Your task is to find every line in the records that holds the string "term" and copy it.

-- Exercise inputs follows --

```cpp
__device__ __forceinline__ void cov3d_from_scale_rot(const float s[3], float mod, const float q[4], float S6[6]) {
  float R[3][3];
  quat_to_R(q, R);
  float M[3][3];
// ... 352 lines not shown
            const float yz0 = fminf(fminf(v0[1] * iz0, v0[1] * iz1), fminf(v1[1] * iz0, v1[1] * iz1));
            const float yz1 = fmaxf(fmaxf(v0[1] * iz0, v0[1] * iz1), fmaxf(v1[1] * iz0, v1[1] * iz1));
            const float limx = 1.3f * cm.tanfovx, limy = 1.3f * cm.tanfovy;
            const float tn = (fx * fx * (1.f + limx * limx) + fy * fy * (1.f + limy * limy)) * iz0 * iz0;
            const float rad = ceilf(3.f * sqrtf(tn * tsm * 1.01f + 1.0f)) + 3.f;
            const float ox = 0.5f * L.W * (p_projraw[tid][8] + 1.f) - 0.5f, oy = 0.5f * L.H * (p_projraw[tid][9] + 1.f) - 0.5f;
            const float px0 = fx * xz0 + ox - rad - 1.f, px1 = fx * xz1 + ox + rad + (kRefTile - 1) + 1.f;
            const float py0 = fy * yz0 + oy - rad - 1.f, py1 = fy * yz1 + oy + rad + (kRefTile - 1) + 1.f;
            if (isfinite(px0) && isfinite(px1) && isfinite(py0) && isfinite(py1) && isfinite(rad))
              maybe = !(px1 < 0.f || py1 < 0.f || px0 >= (float)(L.sgx * kRefTile) || py0 >= (float)(L.sgy * kRefTile));
          }
        }
        if (maybe) atomicOr(&seg_views, 1u << tid);
      }
      __syncthreads();
    }
    const uint32_t segv = seg_views;
    const float sroot = __builtin_amdgcn_sqrtf(fmaxf(trS, 0.f)) * 1.0005f;
#pragma unroll 2
    for (int v = 0; v < nviews; ++v) {
      bool pass = false;
      if (ia < N && (v % nparts) == part) {
        if (!(L.dbg & 16)) {
        p_radii[v][ia] = 0;
        if (p_ntouched[v]) p_ntouched[v][ia] = 0;
        }
        if (L.dbg & 2) pass = (p[0] + trS == 12345.678f);
        else if (segv & (1u << v)) pass = (L.dbg & 8) ? maybe_visible(p, trS, L.H, L.W, cm.tanfovx, cm.tanfovy, mats[v], mats[v] + 16, L.sgx, L.sgy)
                                                      : maybe_visible_planes(p, sroot, mats[v], mats[v] + 16, cullK[v], L.H, L.W, L.sgx, L.sgy);
      }
      const unsigned long long m = __ballot(pass);
      if (lane == 0) wtot[v][wv] = (uint32_t)__popcll(m);
      if (pass) {
        passbits |= 1u << v;
        ranks[v >> 2] |= (uint32_t)__popcll(m & ((1ull << lane) - 1ull)) << ((v & 3) * 8);
      }
    }
  }
  __syncthreads();
  if (tid == 0) {
    uint32_t run = 0;
    for (int v = 0; v < nviews; ++v) {
      vstart[v] = run;
      run += wtot[v][0] + wtot[v][1] + wtot[v][2] + wtot[v][3];
    }
    for (int v = nviews; v <= kMaxViews; ++v) vstart[v] = run;
  }
// ... 27 lines not shown
      PreIn in;
      { const F3 t = ld3(means3D + 3 * i); in.p[0] = t.x; in.p[1] = t.y; in.p[2] = t.z; }
      in.opac = opacities[i];
      if (cov3D_precomp) {
#pragma unroll
        for (int k = 0; k < 6; ++k) in.S6[k] = cov3D_precomp[6 * i + k];
      } else {
        const F3 sc3 = ld3(scales + 3 * i);
        const float4 q4 = *(const float4*)(rotations + 4 * i);
        float s_in[3] = {sc3.x, sc3.y, sc3.z};
        float q_in[4] = {q4.x, q4.y, q4.z, q4.w};
        cov3d_from_scale_rot(s_in, cm.mod, q_in, in.S6);
      }
      in.c_in[0] = in.c_in[1] = in.c_in[2] = 0.f;
      if (colors_precomp) { in.c_in[0] = colors_precomp[3 * i]; in.c_in[1] = colors_precomp[3 * i + 1]; in.c_in[2] = colors_precomp[3 * i + 2]; }
      else if (cm.deg == 0) { in.c_in[0] = shs[(size_t)i * cm.M * 3]; in.c_in[1] = shs[(size_t)i * cm.M * 3 + 1]; in.c_in[2] = shs[(size_t)i * cm.M * 3 + 2]; }
      preprocess_view(in, i, L.H, L.W, cm.deg, cm.M, cm.tanfovx, cm.tanfovy, vm, pm, p_campos[v], shs,
                      colors_precomp != nullptr, L.gx, L.gy, L.sgx, L.sgy, o);
    }
    const uint32_t cnt = o.visible ? (uint32_t)((o.x1 - o.x0) * (o.y1 - o.y0)) : 0u;
    const uint32_t vis = o.visible ? 1u : 0u;
    if (o.visible && !(L.dbg & 128)) {
      atomicOr(&vis_bits[i - seg0], 1u << v);
      p_radii[v][i] = (int32_t)o.rad;
      float4* rec = (float4*)((GRec*)(saved + L.o_grec) + i);
      rec[0] = make_float4(o.px, o.py, __uint_as_float((uint32_t)o.x0 | ((uint32_t)o.y0 << 16)),
                           __uint_as_float((uint32_t)o.x1 | ((uint32_t)o.y1 << 16)));
      rec[1] = make_float4(o.A, o.B, o.C, o.opac);
      rec[2] = make_float4(o.rgb[0], o.rgb[1], o.rgb[2], o.depth);
    }
    const uint32_t my_rx = (uint32_t)o.x0 | ((uint32_t)o.x1 << 16), my_ry = (uint32_t)o.y0 | ((uint32_t)o.y1 << 16);
    const uint32_t nops = cnt > 0u ? (uint32_t)((((o.x1 - 1) >> 1) - (o.x0 >> 1) + 1) * (((o.y1 - 1) >> 1) - (o.y0 >> 1) + 1)) : 0u;
    op_rect[tid] = make_uint4(my_rx, my_ry, (uint32_t)v, (uint32_t)i);
    op_depth[tid] = __float_as_uint(o.depth);
    Footprint my_foot{0.f, 0.f, 0.f, 0.f, 0.f, 0.f, 0.f, -1.f};
    if (o.visible && footprint_worthwhile(o.x1 - o.x0, o.y1 - o.y0)) my_foot = make_footprint(o.px, o.py, o.A, o.B, o.C, o.opac, 0.005f);
    op_foot[tid][0] = make_float4(my_foot.px, my_foot.py, my_foot.A, my_foot.B);
    op_foot[tid][1] = make_float4(my_foot.C, my_foot.invA, my_foot.invC, my_foot.thr);
    auto op_geom = [](uint32_t rx, uint32_t ry, int k, const Footprint& foot) -> uint32_t {
      const int x0 = (int)(rx & 0xffffu), x1 = (int)(rx >> 16), y0 = (int)(ry & 0xffffu), y1 = (int)(ry >> 16);
      const int per_row = ((x1 - 1) >> 1) - (x0 >> 1) + 1;
      int q = (int)(((float)k + 0.5f) * __builtin_amdgcn_rcpf((float)per_row));
      int rem = k - q * per_row;
      if (rem < 0) { --q; rem += per_row; }
      if (rem >= per_row) { ++q; rem -= per_row; }
      const int bx = ((x0 >> 1) + rem) * 2, by = ((y0 >> 1) + q) * 2;
      const bool c0 = bx >= x0, c1 = bx + 1 < x1, r0 = by >= y0, r1 = by + 1 < y1;
// ... 340 lines not shown
      }
      float r = q[0], x = q[1], y = q[2], z = q[3];
      g_q[0] = 2.f * (-z * dR[0][1] + y * dR[0][2] + z * dR[1][0] - x * dR[1][2] - y * dR[2][0] + x * dR[2][1]);
      g_q[1] = 2.f * (y * dR[0][1] + z * dR[0][2] + y * dR[1][0] - 2.f * x * dR[1][1] - r * dR[1][2] + z * dR[2][0] + r * dR[2][1] - 2.f * x * dR[2][2]);
      g_q[2] = 2.f * (-2.f * y * dR[0][0] + x * dR[0][1] + r * dR[0][2] + x * dR[1][0] + z * dR[1][2] - r * dR[2][0] + z * dR[2][1] - 2.f * y * dR[2][2]);
      g_q[3] = 2.f * (-2.f * z * dR[0][0] - r * dR[0][1] + x * dR[0][2] + r * dR[1][0] - 2.f * z * dR[1][1] + y * dR[1][2] + x * dR[2][0] + y * dR[2][1]);
    }
  }
  (void)dcolors;
#pragma unroll
  for (int k = 0; k < 3; ++k) { acc.p[k] += g_p[k]; acc.s[k] += g_s[k]; acc.rgb_or_sh0[k] += sh0[k]; }
#pragma unroll
  for (int k = 0; k < 4; ++k) acc.q[k] += g_q[k];
#pragma unroll
  for (int k = 0; k < 6; ++k) acc.S6[k] += g_S6[k];
  acc.op += g_op;
  acc.m2[0] = g_m2[0]; acc.m2[1] = g_m2[1];
}

template <int LPG>
__global__ void __launch_bounds__(256) __attribute__((amdgpu_waves_per_eu(3, 8))) preprocess_bwd_dense_kernel(
    ViewTab tab, LOff L, Common cm, const float* __restrict__ means3D, const float* __restrict__ shs,
    const float* __restrict__ colors_precomp, const float* __restrict__ scales, const float* __restrict__ rotations,
    const float* __restrict__ cov3D_precomp, float* __restrict__ dshs, float* __restrict__ dcov3D, int accumulate) {
  const int v = blockIdx.y;
  const char* saved = tab.saved[v];
  const int V = (int)((const SavedHeader*)(saved + L.o_hdr))->num_visible;
  constexpr int kPerBlock = 256 / LPG;
  if ((int)(blockIdx.x * kPerBlock) >= V) return;
  const int t = blockIdx.x * kPerBlock + (int)threadIdx.x / LPG;
  const bool have = t < V;
  const int i = have ? (int)((const uint32_t*)(saved + L.o_vis_list))[t] : 0;
  uint4 q3 = make_uint4(0u, 0u, 0u, 0u);
  float4 g0 = make_float4(0.f, 0.f, 0.f, 0.f), g1 = g0;
  if (have) {
    const float4* rec = (const float4*)(grec_of(saved, L) + i);
    g0 = rec[0]; g1 = rec[1]; q3 = ((const uint4*)rec)[3];
  }
  const uint32_t my_r01 = __float_as_uint(g0.z), my_r23 = __float_as_uint(g0.w);
  const bool tested = have && footprint_worthwhile((int)(my_r23 & 0xffffu) - (int)(my_r01 & 0xffffu), (int)(my_r23 >> 16) - (int)(my_r01 >> 16));
  const Footprint foot = tested ? make_footprint(g0.x, g0.y, g1.x, g1.y, g1.z, g1.w, 0.006f)
                                : Footprint{0.f, 0.f, 0.f, 0.f, 0.f, 0.f, 0.f, -1.f};
  auto slot_unwritten = [](const Footprint& f, uint32_t r01, uint32_t r23, uint32_t k) -> bool {
    if (!(f.thr >= 0.f)) return false;
    const int x0 = (int)(r01 & 0xffffu), y0 = (int)(r01 >> 16), w = (int)(r23 & 0xffffu) - x0;
    int q = (int)(((float)k + 0.5f) * __builtin_amdgcn_rcpf((float)w));
    int rem = (int)k - q * w;
// ... 133 lines not shown
  }
  if (!have || (LPG > 1 && (threadIdx.x & (LPG - 1)) != 0)) return;
  {
    const float G0 = gsum[0], G1 = gsum[1], Gxx = gsum[2], Gxy = gsum[3], Go = gsum[4], Gr = gsum[5], Gg = gsum[6], Gb = gsum[7],
                Gyy = gsum[8], Gd = gsum[9];
    gsum[0] = (-(g1.x * G0) - g1.y * G1) * (0.5f * (float)L.W);
    gsum[1] = (-(g1.z * G1) - g1.y * G0) * (0.5f * (float)L.H);
    gsum[2] = -0.5f * Gxx;
    gsum[3] = -Gxy;
    gsum[4] = -0.5f * Gyy;
    gsum[5] = Go; gsum[6] = Gr; gsum[7] = Gg; gsum[8] = Gb; gsum[9] = Gd;
  }
  float tau[6] = {0.f, 0.f, 0.f, 0.f, 0.f, 0.f};
  GaussGrad acc;
#pragma unroll
  for (int j = 0; j < 3; ++j) { acc.p[j] = 0.f; acc.s[j] = 0.f; acc.rgb_or_sh0[j] = 0.f; }
#pragma unroll
  for (int j = 0; j < 4; ++j) acc.q[j] = 0.f;
#pragma unroll
  for (int j = 0; j < 6; ++j) acc.S6[j] = 0.f;
  acc.op = 0.f; acc.m2[0] = 0.f; acc.m2[1] = 0.f;
  preprocess_bwd_one_view(i, L.H, L.W, cm.deg, cm.M, cm.tanfovx, cm.tanfovy, cm.mod, tab.viewmatrix[v], tab.projmatrix[v],
                          tab.projraw[v], tab.campos[v], means3D, shs, colors_precomp, scales, rotations, cov3D_precomp,
                          gsum, q3.w, dshs, accumulate, acc, tau, cm.upstream_pose_jac);
  float4* rec = (float4*)(tab.scratch[v] + L.o_gradrec) + (size_t)i * 4;
  rec[0] = make_float4(acc.p[0], acc.p[1], acc.p[2], acc.rgb_or_sh0[0]);
  rec[1] = make_float4(acc.rgb_or_sh0[1], acc.rgb_or_sh0[2], acc.op, acc.s[0]);
  rec[2] = make_float4(acc.s[1], acc.s[2], acc.q[0], acc.q[1]);
  rec[3] = make_float4(acc.q[2], acc.q[3], acc.m2[0], acc.m2[1]);
  if (float* m2 = tab.dL_dmeans2D[v]) {
    if (((const SavedHeader*)(saved + L.o_hdr))->overflow == 0u) {
      m2[3 * (size_t)i] = acc.m2[0];
      m2[3 * (size_t)i + 1] = acc.m2[1];
    }
  }
  if (dcov3D) {
#pragma unroll
    for (int j = 0; j < 6; ++j) { if (accumulate) dcov3D[6 * i + j] += acc.S6[j]; else dcov3D[6 * i + j] = acc.S6[j]; }
  }
  if (tab.dL_dtau[v]) {
    float* tr = (float*)(tab.scratch[v] + L.o_taurec) + (size_t)t * 6;
#pragma unroll
    for (int j = 0; j < 6; ++j) tr[j] = tau[j];
  }
}

__global__ void __launch_bounds__(256) grad_gather_kernel(
    ViewTab tab, int nviews, LOff L, int deg, int M, int has_colors, float* __restrict__ dmeans3D,
    float* __restrict__ dmeans2D, float* __restrict__ dopac, float* __restrict__ dshs, float* __restrict__ dcolors,
    float* __restrict__ dscales, float* __restrict__ drots, float* __restrict__ dcov3D, int accumulate,
    float* __restrict__ stat_accum, float* __restrict__ stat_denom, float* __restrict__ stat_maxr) {
  __shared__ float red[4][6];
// ... 83 lines not shown
  for (int b = lane; b < nblk; b += 64) acc += tau_part[(size_t)b * 6 + k];
  red[k][lane] = acc;
  __syncthreads();
  if (lane == 0) {
    float t = 0.f;
    for (int l = 0; l < 64; ++l) t += red[k][l];
    dtau[k] = t;
  }
}

void launch_preprocess_fwd(const ViewTab& tab, int nviews, const LOff& L, const Common& cm, const SgrInputs& in, hipStream_t st) {
  if (L.N <= 0) return;
  ProfScope prof(PK_PRE_FWD, st);
  hipLaunchKernelGGL(preprocess_fwd_kernel, dim3(L.nseg, min(L.k1_parts, nviews)), dim3(256), 0, st, tab, nviews, L, cm, in.means3D, in.opacities,
                     in.shs, in.colors_precomp, in.scales, in.rotations, in.cov3D_precomp);
}

void launch_preprocess_bwd(const ViewTab& tab, int nviews, const LOff& L, const Common& cm, const SgrInputs& in,
                           const SgrGradInputs& g, const FusedAdam* fused, hipStream_t st, bool mapping_loop) {
  if (L.N <= 0) return;
  ProfScope prof(PK_PRE_BWD, st);
  static const int forced = []() { const char* e = getenv("SGR_DENSE_QUAD"); return e ? atoi(e) : -1; }();
  const bool quad = forced >= 0 ? forced != 0 : (mapping_loop && nviews == 1);
  if (quad)
    hipLaunchKernelGGL(preprocess_bwd_dense_kernel<4>, dim3(L.pre_blocks * 4, nviews), dim3(256), 0, st, tab, L, cm, in.means3D, in.shs,
                       in.colors_precomp, in.scales, in.rotations, in.cov3D_precomp, g.dL_dshs, g.dL_dcov3D_precomp, g.accumulate);
  else
    hipLaunchKernelGGL(preprocess_bwd_dense_kernel<1>, dim3(L.pre_blocks, nviews), dim3(256), 0, st, tab, L, cm, in.means3D, in.shs,
                       in.colors_precomp, in.scales, in.rotations, in.cov3D_precomp, g.dL_dshs, g.dL_dcov3D_precomp, g.accumulate);
  if (fused) {
    launch_gather_adam(tab, nviews, L, *fused, st);
    return;
  }
  hipLaunchKernelGGL(grad_gather_kernel, dim3(L.pre_blocks), dim3(256), 0, st, tab, nviews, L, cm.deg, cm.M,
                     in.colors_precomp != nullptr ? 1 : 0, g.dL_dmeans3D, g.dL_dmeans2D, g.dL_dopacities, g.dL_dshs,
                     g.dL_dcolors_precomp, g.dL_dscales, g.dL_drotations, g.dL_dcov3D_precomp, g.accumulate,
                     g.stat_grad_accum, (g.stat_grad_accum ? g.stat_denom : nullptr),
                     (g.stat_grad_accum ? g.stat_max_radii : nullptr));
  bool any_tau = false;
  for (int v = 0; v < nviews; ++v) any_tau = any_tau || tab.dL_dtau[v] != nullptr;
  if (any_tau) hipLaunchKernelGGL(tau_reduce_kernel, dim3(nviews), dim3(384), 0, st, tab, L);
}

}
```

Baseline: 62.13.

## Fold radius and grad norm into gradient record tail to skip radii gathers

The preprocess forward packs the integer screen radius into the upper bits of the saved clamp word. The backward kernel then writes the 2D-gradient norm and the unpacked radius into the last slot of the per-view gradient record, so the fused gather/Adam kernel no longer reads the separate radii array or recomputes the norm. The mapping loop also marks views whose radii output is never read later and skips writing it by nulling the pointer. This removes scattered radii loads and stores in the backward gather, at the cost of more cross-file bookkeeping and a packed radius encoding that loses precision for very large radii.

```diff
diff --git a/include/splat_hip.h b/include/splat_hip.h
--- a/include/splat_hip.h
+++ b/include/splat_hip.h
@@ -129,7 +129,9 @@
 #define SGR_OPT_FUSED_BLEND 0
 #define SGR_OPT_UPSTREAM_POSE_JACOBIAN 1
 #define SGR_OPT_SEGMENT_TEST 2
-#define SGR_OPT_COUNT 3
+#define SGR_OPT_TAIL_GATHERS 3
+#define SGR_TAIL_GATHERS_ALL 1
+#define SGR_OPT_COUNT 4
 int sgr_set_option(int32_t option, int32_t value);
 int sgr_get_option(int32_t option);
 
diff --git a/splat_slam_amd/_native.py b/splat_slam_amd/_native.py
--- a/splat_slam_amd/_native.py
+++ b/splat_slam_amd/_native.py
@@ -7,6 +7,8 @@
 SGR_OPT_FUSED_BLEND = 0
 SGR_OPT_UPSTREAM_POSE_JACOBIAN = 1
 SGR_OPT_SEGMENT_TEST = 2
+SGR_OPT_TAIL_GATHERS = 3
+SGR_TAIL_GATHERS_ALL = 1
 SGR_OK, SGR_ERR_INVALID, SGR_ERR_WORKSPACE, SGR_ERR_CAPACITY, SGR_ERR_HIP = 0, -1, -2, -3, -4
 
 _fp = C.c_void_p
diff --git a/splat_slam_amd/csrc/sgr_api.hip b/splat_slam_amd/csrc/sgr_api.hip
--- a/splat_slam_amd/csrc/sgr_api.hip
+++ b/splat_slam_amd/csrc/sgr_api.hip
@@ -20,7 +20,9 @@
 void launch_blend_fused(const ViewTab&, int, const LOff&, const float*, const LossTab&, const LossCoef&, hipStream_t);
 bool blend_can_fuse(const LOff&);
 
-static int g_opt[SGR_OPT_COUNT] = {1, 0, 0};
+static int g_opt[SGR_OPT_COUNT] = {1, 0, 0, 0};
+static const int g_tail_env = []() { if (const char* e = getenv("SGR_TAIL_GATHERS")) g_opt[SGR_OPT_TAIL_GATHERS] = atoi(e); return 0; }();
+static int tail_gathers() { return g_opt[SGR_OPT_TAIL_GATHERS]; }
 
 static thread_local char g_err[512] = "";
 int set_error(int code, const char* fmt, ...) {
@@ -335,7 +337,7 @@
 
 static int map_views_impl(int32_t num_views, const SgrMapView* views, const SgrInputs* in, const SgrGradInputs* grads, float alpha,
                           float rgb_boundary_threshold, int32_t forward_only, FusedAdam* fused, bool* fused_done,
-                          void* stream, bool store_sinks = false, const SgrSsimTerm* term = nullptr) {
+                          void* stream, bool store_sinks = false, const SgrSsimTerm* term = nullptr, uint64_t radii_unread = 0) {
   if (fused_done) *fused_done = false;
   if (num_views < 0 || (num_views > 0 && (!views || !in)) || (!forward_only && !grads))
     return set_error(SGR_ERR_INVALID, "map_views: null argument");
@@ -415,6 +417,9 @@
   d.set_hint(hint);
   Common cm = make_common(&f.settings);
   const int HW = f.settings.image_height * f.settings.image_width;
+  const bool fuse = fused && num_views <= kMaxViews;
+  const bool tail_rec = fuse && !forward_only && !tail_gathers() && !fused->gather_only;
+  if (fuse) fused->rec_tail = tail_rec ? 1 : 0;
   for (int base = 0; base < num_views; base += kMaxViews) {
     const int nv = num_views - base < kMaxViews ? num_views - base : kMaxViews;
     ViewTab tab = {};
@@ -428,6 +433,7 @@
       if ((!no_images && (!m.out.color || !m.out.depth || !m.out.opacity)) || !m.out.radii)
         return set_error(SGR_ERR_INVALID, "map_views: null output pointer");
       tab_set_view(tab, v, &m.settings, &m.out, &m.ws);
+      if (tail_rec && ((radii_unread >> (base + v)) & 1u)) tab.radii[v] = nullptr;
       if (!forward_only) {
         if (!m.gt_image || !m.gt_depth || !m.dL_dimage || !m.dL_ddepth || !m.loss_scratch ||
             m.loss_scratch_bytes < (size_t)L.ntiles * sizeof(LossPart))
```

-- Exercise inputs concluded --

Response area:
-                          void* stream, bool store_sinks = false, const SgrSsimTerm* term = nullptr) {
+                          void* stream, bool store_sinks = false, const SgrSsimTerm* term = nullptr, uint64_t radii_unread = 0) {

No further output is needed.